O braço líbio do grupo jihadista Estado Islâmico (EI) ainda conta com pelo menos mil homens armados de diversas nacionalidades no centro da Líbia

Teresinha

30 de agosto de 2017 às 16:08


Estado Islâmico
Estado Islâmico

O braço líbio do grupo jihadista Estado Islâmico (EI) ainda conta com pelo menos mil homens armados de diversas nacionalidades no centro da Líbia, declarou nesta quarta-feira (30) o general Mohammed al Ghosari, porta-voz da aliança de milícias de Misrata, que liberou a cidade líbia de Sirte. 

O oficial descartou no entanto, em declarações à imprensa, a realização de uma operação bélica contra o EI nas posições recuperadas no sul da cidade. "Esta região fica fora da jurisdição das nossas forças. A nossa missão se limita a garantir a segurança no território entre Sirte e Misrata", comentou.

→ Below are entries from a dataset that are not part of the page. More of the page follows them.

#define KVZ_CTU_THREADS 128
#ifdef KVZ_HOSTSIM
#define KVZ_FOR_THREADS(tid) for (int tid = 0; tid < KVZ_CTU_THREADS; ++tid)
#ifdef KVZ_HOSTSIM_COUNT_SYNCS
static unsigned long long g_kvz_syncs;
#define KVZ_SYNC() (++g_kvz_syncs)
#else
#define KVZ_SYNC()
#endif
#define KVZ_LDS_ADD(p, v) (*(p) += (v))
#else
#define KVZ_FOR_THREADS(tid) for (int tid = (threadIdx.x + lane_rot) & (KVZ_CTU_THREADS - 1), once_ = 1; once_; once_ = 0)
#define KVZ_SYNC() __syncthreads()
#define KVZ_LDS_ADD(p, v) atomicAdd((p), (v))
// ... 27 lines not shown
{
#ifdef KVZ_HOSTSIM
  *dst += v;
#else
  const int x = row16_sum((int)v);
  const u32 total = (u32)(__builtin_amdgcn_readlane(x, 15) + __builtin_amdgcn_readlane(x, 31) + __builtin_amdgcn_readlane(x, 47) + __builtin_amdgcn_readlane(x, 63));
  if ((threadIdx.x & 63) == 0 && total) atomicAdd(dst, total);
#endif
}

#define KVZ_MREF_STRIDE 36
#define KVZ_MREF_ORG 16
#define KVZ_MREF32_STRIDE 68
#define KVZ_MREF32_ORG 32

#ifdef KVZ_HOSTSIM
struct Pk16 { i16 lo, hi; };
KVZ_DEV Pk16 pk_make(int lo, int hi) { Pk16 r = { (i16)lo, (i16)hi }; return r; }
KVZ_DEV Pk16 pk_add(Pk16 a, Pk16 b) { return pk_make(a.lo + b.lo, a.hi + b.hi); }
KVZ_DEV Pk16 pk_sub(Pk16 a, Pk16 b) { return pk_make(a.lo - b.lo, a.hi - b.hi); }
KVZ_DEV u32 pk_absmax(Pk16 a) { return (u32)imax(iabs(a.lo), iabs(a.hi)); }
#else
typedef short Pk16 __attribute__((ext_vector_type(2)));
KVZ_DEV Pk16 pk_make(int lo, int hi) { Pk16 r; r.x = (short)lo; r.y = (short)hi; return r; }
KVZ_DEV Pk16 pk_add(Pk16 a, Pk16 b) { return a + b; }
KVZ_DEV Pk16 pk_sub(Pk16 a, Pk16 b) { return a - b; }
KVZ_DEV u32 pk_absmax(Pk16 a)
{
  const Pk16 m = __builtin_elementwise_max(a, -a);
  return (u32)imax((int)m.x, (int)m.y);
}
KVZ_DEV u32 pk_abs2_biased(Pk16 a, u32 acc)
{
  unsigned x;
  __builtin_memcpy(&x, &a, 4);
  const unsigned t = __builtin_amdgcn_alignbit(x, x, 16);
  Pk16 sw, r;
  __builtin_memcpy(&sw, &t, 4);
  r = a * pk_make(1, -1) + sw;
  unsigned rr;
  __builtin_memcpy(&rr, &r, 4);
  return __builtin_amdgcn_sad_u16(rr, 0x80008000u, acc);
}
#define KVZ_PK_BIAS pk_make(-32768, 0)
#endif

#ifndef KVZ_HOSTSIM
}
#include "kvz_mfma.hpp"
namespace kvz {
#endif

#define KVZ_PROF_PU_AT (2 * KVZ_P_COUNT + 16)
#define KVZ_PROF_WORDS (4 * KVZ_P_COUNT + 16)
enum { KVZ_P_INIT = 0, KVZ_P_REFS, KVZ_P_PRED35, KVZ_P_SATD, KVZ_P_SELECT, KVZ_P_RPRED, KVZ_P_FDCT, KVZ_P_QUANT, KVZ_P_IDCT, KVZ_P_RECON,
       KVZ_P_COST, KVZ_P_COPY, KVZ_P_FINISH, KVZ_P_MISC, KVZ_P_COEFFBITS, KVZ_P_RDOQ, KVZ_P_COUNT };
#if defined(KVZ_CTU_PROFILE) && !defined(KVZ_HOSTSIM)
#define KVZ_PROF(cat) prof_mark(cat)
#define KVZ_PROF_SYNC(cat) do { KVZ_SYNC(); prof_mark(cat); } while (0)
#else
#define KVZ_PROF(cat)
#define KVZ_PROF_SYNC(cat)
#endif

KVZ_DEV u8 load_shared_byte(const u8 *p)
{
#ifdef KVZ_HOSTSIM
  return *p;
#else
  const unsigned long long a = (unsigned long long)p;
  const unsigned w = __hip_atomic_load((const unsigned *)(a & ~3ull), __ATOMIC_RELAXED, __HIP_MEMORY_SCOPE_AGENT);
  return (u8)(w >> (8 * (a & 3)));
#endif
}
KVZ_DEV u32 load_shared_dword(const u8 *p)
{
#ifdef KVZ_HOSTSIM
  u32 w;
  __builtin_memcpy(&w, p, 4);
  return w;
#else
  return __hip_atomic_load((const unsigned *)p, __ATOMIC_RELAXED, __HIP_MEMORY_SCOPE_AGENT);
#endif
}

#ifdef KVZ_HOSTSIM
#define KVZ_ALIGNED(p, n) (p)
#define KVZ_ROLLED
#else
#define KVZ_ALIGNED(p, n) __builtin_assume_aligned((p), (n))
#define KVZ_ROLLED _Pragma("nounroll")
#endif
KVZ_DEV int mover_lane(int tid)
{
#ifndef KVZ_HOSTSIM
  asm volatile("" : "+v"(tid));
#endif
  return tid;
}
template <int N> struct alignas(N) WideBytes { u32 w[N / 4]; };
template <int N> KVZ_DEV WideBytes<N> wide_load(const void *src)
{
  WideBytes<N> v;
  __builtin_memcpy(&v, KVZ_ALIGNED(src, N), N);
  return v;
}
template <int N> KVZ_DEV void wide_store(void *dst, const WideBytes<N> &v) { __builtin_memcpy(KVZ_ALIGNED(dst, N), &v, N); }
// ... 5 lines not shown
  return v;
}

struct CtuCu { u8 type : 1, depth : 2, tr_depth : 3; u8 mode; uint16_t cbf; };

enum { KVZ_CX_SPLIT = KVZ_HIP_CX_SPLIT, KVZ_CX_PART = KVZ_HIP_CX_PART, KVZ_CX_INTRA = KVZ_HIP_CX_INTRA, KVZ_CX_CHROMA = KVZ_HIP_CX_CHROMA,
       KVZ_CX_CBF_LUMA = KVZ_HIP_CX_CBF_LUMA, KVZ_CX_CBF_CHROMA = KVZ_HIP_CX_CBF_CHROMA, KVZ_CX_SYNTAX_COUNT = KVZ_HIP_CX_SIG_CG, KVZ_CX_COUNT = KVZ_HIP_CX_COUNT };
template <bool CABAC> struct CtxSetT { alignas(4) u8 s[CABAC ? 148 : 12]; };

struct CtuModel {
  double lambda, lambda_sqrt;
  uint64_t coeff_weights;
  int qp;
  u8 adaptive, coeff_cabac, no_wpp, search_32x32, rdoq, search_nxn;
  u8 signhide;
  const float *entropy_fbits;
  const u8 *ctx_init;
};
KVZ_HD void ctu_model_from(const kvz_hip_intra_cost_model *src, CtuModel *dst)
{
  dst->lambda = src->lambda; dst->lambda_sqrt = src->lambda_sqrt; dst->coeff_weights = src->coeff_weights; dst->qp = src->qp; dst->adaptive = src->adaptive != 0;
  dst->coeff_cabac = src->coeff_cabac != 0; dst->no_wpp = src->no_wpp != 0; dst->search_32x32 = src->search_32x32 != 0; dst->rdoq = src->rdoq != 0; dst->search_nxn = src->search_nxn != 0;
  dst->signhide = src->signhide != 0;
  dst->entropy_fbits = src->entropy_fbits;
  dst->ctx_init = src->ctx_init;
}
struct CtuModelTable {
  const CtuModel *models = nullptr;
  const uint16_t *model_of_picture = nullptr;
};
KVZ_HD const CtuModel *picture_model(const CtuModelTable &t, long picture) { return t.models + picture_model(t.model_of_picture, picture); }

struct CtuFrames {
  int W, H, wc, hc;
  long frame_px;
  const u8 *src;
  u8 *rec;
  i16 *coeff;
  i16 *coeff_scratch;
  u8 *cu_depth, *cu_mode;
  u8 *cu_part = nullptr;
  u8 *cu_mode4 = nullptr;
  double *ctu_cost;
  unsigned long long *prof;
  u8 *border;
};
#define KVZ_BORDER_BYTES 512

template <bool CABAC> struct CtuSharedT {
  alignas(16) u8 org[1536];
  alignas(16) u8 dec[6144];
#if defined(KVZ_CTU_PROFILE) && !defined(KVZ_HOSTSIM)
  unsigned long long prof_rq[16];
  unsigned long long prof_acc[64];
  int prof_pu;
#endif
  CtuCu cu[4][64];
  u8 ref[3][2][68];
  u8 fref[2][68];
  union {
    struct {
      alignas(16) i16 tb_big[1536];
      alignas(16) u8 c1[1536];
    };
    struct {
      alignas(16) i16 tb_small[2 * 384];
      alignas(8) u8 org_t[256];
      alignas(16) u8 c2[384];
      alignas(16) i16 lv3_coeff[384];
      u8 mref[15][KVZ_MREF_STRIDE];
      u32 satd_raw[35][4];
    };
  };
  alignas(16) i16 lv2_coeff[384];
  alignas(16) i16 lv1_coeff[1536];
#ifdef KVZ_HOSTSIM
  alignas(16) i16 dct32[32 * 32];
#else
  alignas(16) i16 dct_small[64 + 16];
#endif
  u32 acc[16];
  int8_t preds[3];
  int best_mode;
  double cost[4], split_cost[4];
  double res[4];
  double child_bits[4];
  u32 child_acc[4][9];
  int cbf_any;
  u8 bpx_left[3][66];
  u8 bpx_top[3][98];
  uint16_t nb_cu[2][8];
  u8 dcval[3];
  int8_t mode_disp[35];
  int16_t mode_inv[35];
  QuantScalars qs[4][2];
  double mode_bits_cost[3];
  CtxSetT<CABAC> cab, pre[3], post2;
  float entropy_fbits[128];
  u8 ctx_lps[64];
};

using CtuShared = CtuSharedT<true>;
static_assert(__builtin_offsetof(CtuSharedT<true>, fref) == __builtin_offsetof(CtuSharedT<true>, ref) + 408 && __builtin_offsetof(CtuSharedT<false>, fref) == __builtin_offsetof(CtuSharedT<false>, ref) + 408,
              "Tables::mref_tab addresses the filtered references 408 bytes behind the unfiltered ones");
static_assert(KVZ_MREF_STRIDE == kMrefStride && KVZ_MREF_ORG == kMrefOrg && sizeof(((CtuSharedT<true> *)0)->ref[0][0]) == kMrefRefRow && kMrefFiltered == 408,
              "Tables::mref_tab (kvz_tables.hpp) is built for this layout of the reference arrays");
static_assert(KVZ_CTU_THREADS == 128, "two wavefronts per CTU: thread 64 is 'the other wavefront' (recon_cu8, eval_pu, wide_task, rdoq_unit, prices_coeffs, kHookThread), a 16x16 CU's "
                                      "128 (mode, block) pairs are one round of rough_search, plane_sums routes DPP rows per wavefront, and mref_pre[4] covers Tables::mref_tab's 510 entries");

KVZ_HD int plane_off(int c) { return c ? 3072 + (c << 10) : 0; }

Essas declarações ocorrem apenas dois dias após a agência Amaq, órgão de propaganda do EI, divulgar um vídeo que mostra como o braço líbio do grupo criou novos postos de controle em uma estrada que liga o oásis de Kufra e a cidade costeira de Abuqrim, situada entre Sirte e Misrata.

Representantes militares locais e analistas internacionais advertem que o braço líbio do EI conseguiu se reorganizar no centro-norte da Líbia apenas nove meses após ser expulso de Sirte. Este ressurgimento levou as Bunyan al Marsous, forças próximas ao governo de unidade sustentado pela ONU em Trípoli e comandadas pela cidade de Misrata, a decretarem estado de alerta máximo no final de julho.

Essas forças acusam o general Khalifa Hafter - apoiado pela Rússia, Egito e Emirados Árabes - de se eximir do problema na região e utilizar a ameaça do Estado Islâmico para seus propósitos políticos, como ocorreu durante o cerco a Sirte.

O general, um ex-integrante da cúpula militar que levou Muammar Kaddafi ao poder e que anos depois, recrutado pela CIA, se tornou o principal opositor do regime no seu exílio nos Estados Unidos, não tomou parte na operação de reconquista de Sirte. No entanto, ele aproveitou os bombardeios americanos e o avanço das tropas de Misrata para tomar os portos vizinhos de Sidra e Ras Lanuf, vitais para a exploração da indústria petroleira da Líbia.